The problem with these books, the first of which is called "Reasonable Basic Algebra", is the same as the problem we are having with the Linear Algebra book: These books are written in LaTeX, and conversion to wikitext is proving to be very difficult to do. There are some specific problems that I've been finding, and I'll try to list some of them here:

  1. There are no automatic conversion tools, at least not ones that are robust, that can do the conversion automatically. Even the best tools require a lot of human intervention for even moderately-complex LaTeX. The books that I've been seeing are definitely "extremely complex".
  2. LaTeX mathematics have far more options then the MediaWiki mathematics rendering engine. Even if we properly insert the tags where they need to go, many equations are going to produce errors because of unknown directives
  3. #2 assumes that we put the tags in the right places. this is not easy, and often requires human intervention.
  4. LaTeX has far more formatting commands and options then MediaWiki does. We could, of course, try to create a million templates to handle all of these, but that isn't particularly practical from my point of view.

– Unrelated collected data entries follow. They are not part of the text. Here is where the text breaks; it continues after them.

diff --git a/rltime_amd/csrc/gemm3.hip b/rltime_amd/csrc/gemm3.hip
--- a/rltime_amd/csrc/gemm3.hip
+++ b/rltime_amd/csrc/gemm3.hip
@@ -1,6 +1,7 @@
 #include "common.hpp"
 #include "split3.hpp"
 #include <stdlib.h>
+#include <atomic>
 
 namespace mirl {
 
@@ -498,6 +499,130 @@
   }
 }
 
+__device__ __forceinline__ void qr_split8(const float4& q0, const float4& q1, g3_bf16x8& h, g3_bf16x8& m, g3_bf16x8& lo) {
+  const float x0[4] = {q0.x, q0.y, q0.z, q0.w}, x1[4] = {q1.x, q1.y, q1.z, q1.w};
+  uint2 h0, m0, l0, h1, m1, l1;
+  g3_split4(x0, h0, m0, l0);
+  g3_split4(x1, h1, m1, l1);
+  h = __builtin_bit_cast(g3_bf16x8, make_uint4(h0.x, h0.y, h1.x, h1.y));
+  m = __builtin_bit_cast(g3_bf16x8, make_uint4(m0.x, m0.y, m1.x, m1.y));
+  lo = __builtin_bit_cast(g3_bf16x8, make_uint4(l0.x, l0.y, l1.x, l1.y));
+}
+
+template <bool PRE, bool HOIST>
+__device__ __forceinline__ void qr_store(const G3Args& g, const float* tl, int64_t m0, int64_t col, int lane, const float4& bv, const float4& mg) {
+  const int c4 = lane & 15;
+  const int last = g.M - m0 < 32 ? (int)(g.M - m0) - 1 : 31;
+  float4 v[8], m[8];
+#pragma unroll
+  for (int q = 0; q < 8; ++q) {
+    int rl = q * 4 + (lane >> 4); if (rl > last) rl = last;
+    v[q] = *reinterpret_cast<const float4*>(tl + rl * G3_EPITCH + c4 * 4);
+    if (HOIST) m[q] = mg;
+    else m[q] = *reinterpret_cast<const float4*>(g.mul + ((m0 + rl) >> g.mul_shift) * g.ldmul + col);
+  }
+#pragma unroll
+  for (int q = 0; q < 8; ++q) { v[q].x += bv.x; v[q].y += bv.y; v[q].z += bv.z; v[q].w += bv.w; }
+  if (g.relu) {
+#pragma unroll
+    for (int q = 0; q < 8; ++q) { v[q].x = v[q].x > 0.f ? v[q].x : 0.f; v[q].y = v[q].y > 0.f ? v[q].y : 0.f; v[q].z = v[q].z > 0.f ? v[q].z : 0.f; v[q].w = v[q].w > 0.f ? v[q].w : 0.f; }
+  }
+#pragma unroll
+  for (int q = 0; q < 8; ++q) {
+    int rl = q * 4 + (lane >> 4); if (rl > last) rl = last;
+    const int64_t row = m0 + rl;
+    float4 w = v[q];
+    if (PRE) __builtin_nontemporal_store(g3_f32x4{w.x, w.y, w.z, w.w}, reinterpret_cast<g3_f32x4*>(g.pre + row * g.ldpre + col));
+    w.x *= m[q].x; w.y *= m[q].y; w.z *= m[q].z; w.w *= m[q].w;
+    __builtin_nontemporal_store(g3_f32x4{w.x, w.y, w.z, w.w}, reinterpret_cast<g3_f32x4*>(g.C + row * g.ldc + col));
+  }
+}
+
+template <int NK, bool PRE, bool HOIST>
+__global__ void __launch_bounds__(256, 2)
+k_gemm3_qreg(G3Args g) {
+  __shared__ __attribute__((aligned(16))) float qr_lds[4][32 * G3_EPITCH];
+  const int lane = threadIdx.x & 63;
+  const int wu = __builtin_amdgcn_readfirstlane(threadIdx.x >> 6);
+  const int b = blockIdx.x, xcd = b & 7, l = b >> 3, L = gridDim.x >> 3;
+  const int jt = l % g.nt;
+  const int64_t n0 = ((int64_t)jt * 4 + wu) * 64;
+  if (n0 >= g.N) return;
+  const int E = ((g.mt + 7) / 8) * g.nt;
+  const int r32 = lane & 31, kg = lane >> 5;
+
+  g3_bf16x8 bp[3][2][NK];
+#pragma unroll
+  for (int j = 0; j < 2; ++j) {
+    const float* pb = g.B + (n0 + j * 32 + r32) * g.ldb + 8 * kg;
+#pragma unroll
+    for (int s = 0; s < NK; ++s)
+      qr_split8(*reinterpret_cast<const float4*>(pb + 16 * s), *reinterpret_cast<const float4*>(pb + 16 * s + 4), bp[0][j][s], bp[1][j][s], bp[2][j][s]);
+  }
+  const int64_t col = n0 + (lane & 15) * 4;
+  float4 bv = make_float4(0.f, 0.f, 0.f, 0.f);
+  if (g.bias) bv = *reinterpret_cast<const float4*>(g.bias + col);
+  float* tl = qr_lds[wu];
+
+  int e = l, it = 0;
+  for (; e < E; e += L) { it = (e / g.nt) * 8 + xcd; if (it < g.mt) break; }
+  if (e >= E) return;
+
+  float4 raw[NK][2];
+  float4 mgn = make_float4(0.f, 0.f, 0.f, 0.f);
+  auto request = [&](int tile) {
+    int64_t row = (int64_t)tile * 32 + r32; if (row > g.M - 1) row = g.M - 1;
+    const float* pa = g.A + row * g.lda + 8 * kg;
+#pragma unroll
+    for (int s = 0; s < NK; ++s) {
+      raw[s][0] = *reinterpret_cast<const float4*>(pa + 16 * s);
+      raw[s][1] = *reinterpret_cast<const float4*>(pa + 16 * s + 4);
+    }
+    if (HOIST) mgn = *reinterpret_cast<const float4*>(g.mul + (((int64_t)tile * 32) >> g.mul_shift) * g.ldmul + col);
+  };
+  request(it);
+  __builtin_amdgcn_s_waitcnt(0x0F70);
+
+  constexpr int PA[6] = {2, 0, 1, 1, 0, 0};
+  constexpr int PB[6] = {0, 2, 1, 0, 1, 0};
+  while (true) {
+    const int64_t m0 = (int64_t)it * 32;
+    g3_bf16x8 ap[3][NK];
+#pragma unroll
+    for (int s = 0; s < NK; ++s) qr_split8(raw[s][0], raw[s][1], ap[0][s], ap[1][s], ap[2][s]);
+    const float4 mg = mgn;
+
+    const int it_now = it;
+    for (e += L; e < E; e += L) { it = (e / g.nt) * 8 + xcd; if (it < g.mt) break; }
+    const bool more = e < E;
+    request(more ? it : it_now);
+
+    g3_f32x16 acc[2];
+#pragma unroll
+    for (int j = 0; j < 2; ++j)
+#pragma unroll
+      for (int r = 0; r < 16; ++r) acc[j][r] = 0.0f;
+    __builtin_amdgcn_s_setprio(1);
+#pragma unroll
+    for (int s = 0; s < NK; ++s)
+#pragma unroll
+      for (int c = 0; c < 6; ++c)
+#pragma unroll
+        for (int j = 0; j < 2; ++j) acc[j] = g3_mfma(ap[PA[c]][s], bp[PB[c]][j][s], acc[j]);
+    __builtin_amdgcn_s_setprio(0);
+
+#pragma unroll
+    for (int j = 0; j < 2; ++j)
+#pragma unroll
+      for (int r = 0; r < 16; ++r)
+        tl[((r & 3) + 8 * (r >> 2) + 4 * (lane >> 5)) * G3_EPITCH + j * 32 + r32] = acc[j][r];
+    asm volatile("s_waitcnt lgkmcnt(0)" ::: "memory");
+    qr_store<PRE, HOIST>(g, tl, m0, col, lane, bv, mg);
+    asm volatile("s_waitcnt lgkmcnt(0)" ::: "memory");
+    if (!more) break;
+  }
+}
+
 __global__ void __launch_bounds__(256)
 k_gemm3_reduce(const float* __restrict__ partial, int splits, int64_t M, int64_t N, float* __restrict__ out, int64_t ldc) {
   const int64_t n4 = N >> 2;
@@ -534,6 +659,13 @@
 }
 
 static int g_g3_mid_mode = -1;
+static std::atomic<int> g_g3_mul_form{-1};
+static std::atomic<int> g_g3_mul_form_last{-1};
+
+static bool g3_qreg_shape(int64_t M, int64_t N, int64_t K) {
+  if (M < 1 || M >= (1LL << 31) || N < 64 || N >= (1LL << 31) || (N % 64) || (K % 16) || K < 16 || K > 64) return false;
+  return ((M + 31) / 32 + 7) / 8 * ((N + 255) / 256) < (1LL << 30);
+}
 
 static int g3_splits(int64_t M, int64_t N, int64_t K) {
   const int64_t tiles = ((M + 255) / 256) * ((N + 255) / 256);
@@ -635,6 +767,25 @@
     MIRL_HIP(hipLaunchKernel((const void*)k_gemm3_mid, dim3(mgrid), dim3(512), kargs, G3M_LDS, st));
     return MIRL_OK;
   }
+  if (layout == 0 && o.mul && !o.w2 && !o.gsum) {
+    const bool qreg = g_g3_mul_form.load() != 0 && vec && g3_qreg_shape(M, N, K);
+    g_g3_mul_form_last.store(qreg ? 1 : 0);
+    if (qreg) {
+#define MIRL_QREG(NK) {{(const void*)k_gemm3_qreg<NK, false, false>, (const void*)k_gemm3_qreg<NK, false, true>}, {(const void*)k_gemm3_qreg<NK, true, false>, (const void*)k_gemm3_qreg<NK, true, true>}}
+      static const void* const fns[4][2][2] = {MIRL_QREG(1), MIRL_QREG(2), MIRL_QREG(3), MIRL_QREG(4)};
+#undef MIRL_QREG
+      g.mt = (int)((M + 31) / 32); g.nt = (int)((N + 255) / 256);
+      const int64_t E = (int64_t)((g.mt + 7) / 8) * g.nt;
+      int64_t L = (int64_t)(2 * cu_count() / 8) / g.nt * g.nt;
+      if (L < g.nt) L = g.nt;
+      if (L > E) L = E;
+      const double bytes = 4.0 * ((double)M * K + (double)N * K + (double)M * N + (o.pre ? (double)M * N : 0.0) + (double)(M >> o.mul_shift) * N);
+      ProfScope ps("k_gemm3_nt_mul", bytes, st, flop);
+      void* kargs[] = {(void*)&g};
+      MIRL_HIP(hipLaunchKernel(fns[K / 16 - 1][o.pre ? 1 : 0][o.mul_shift >= 5 ? 1 : 0], dim3((unsigned)(8 * L)), dim3(256), kargs, 0, st));
+      return MIRL_OK;
+    }
+  }
   if (o.gsum) {
     if (!vec || layout != 1 || !o.mul || o.mul_shift != 5 || !o.pre || !o.part || (o.ldgsum % 4) || !aligned16(o.gsum, o.part) || (M % 32))
       return fail(MIRL_ERR_ARG, "gemm3: the fused feature-product backward needs the NN form, groups of 32 rows and 16-byte aligned rows");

Plus, pages with hundreds or thousands of template inclusions is going to put a huge strain on the servers.
I was interested at one point in trying my hand at creating a scalable recursive descent parser for LaTeX that could help with the conversion process. Unfortunately, I haven't had the time to do it myself and I don't expect to have that much time available in the foreseeable future.

I want to put out an open call to software developers or volunteer coders who might be interested in helping to create a LaTeX -> MediaWiki book converter. Since there is a little bit of time left in the application cycle, this might make a good Google Summer of Code project. If anybody is interested in this, I would love to hear from you.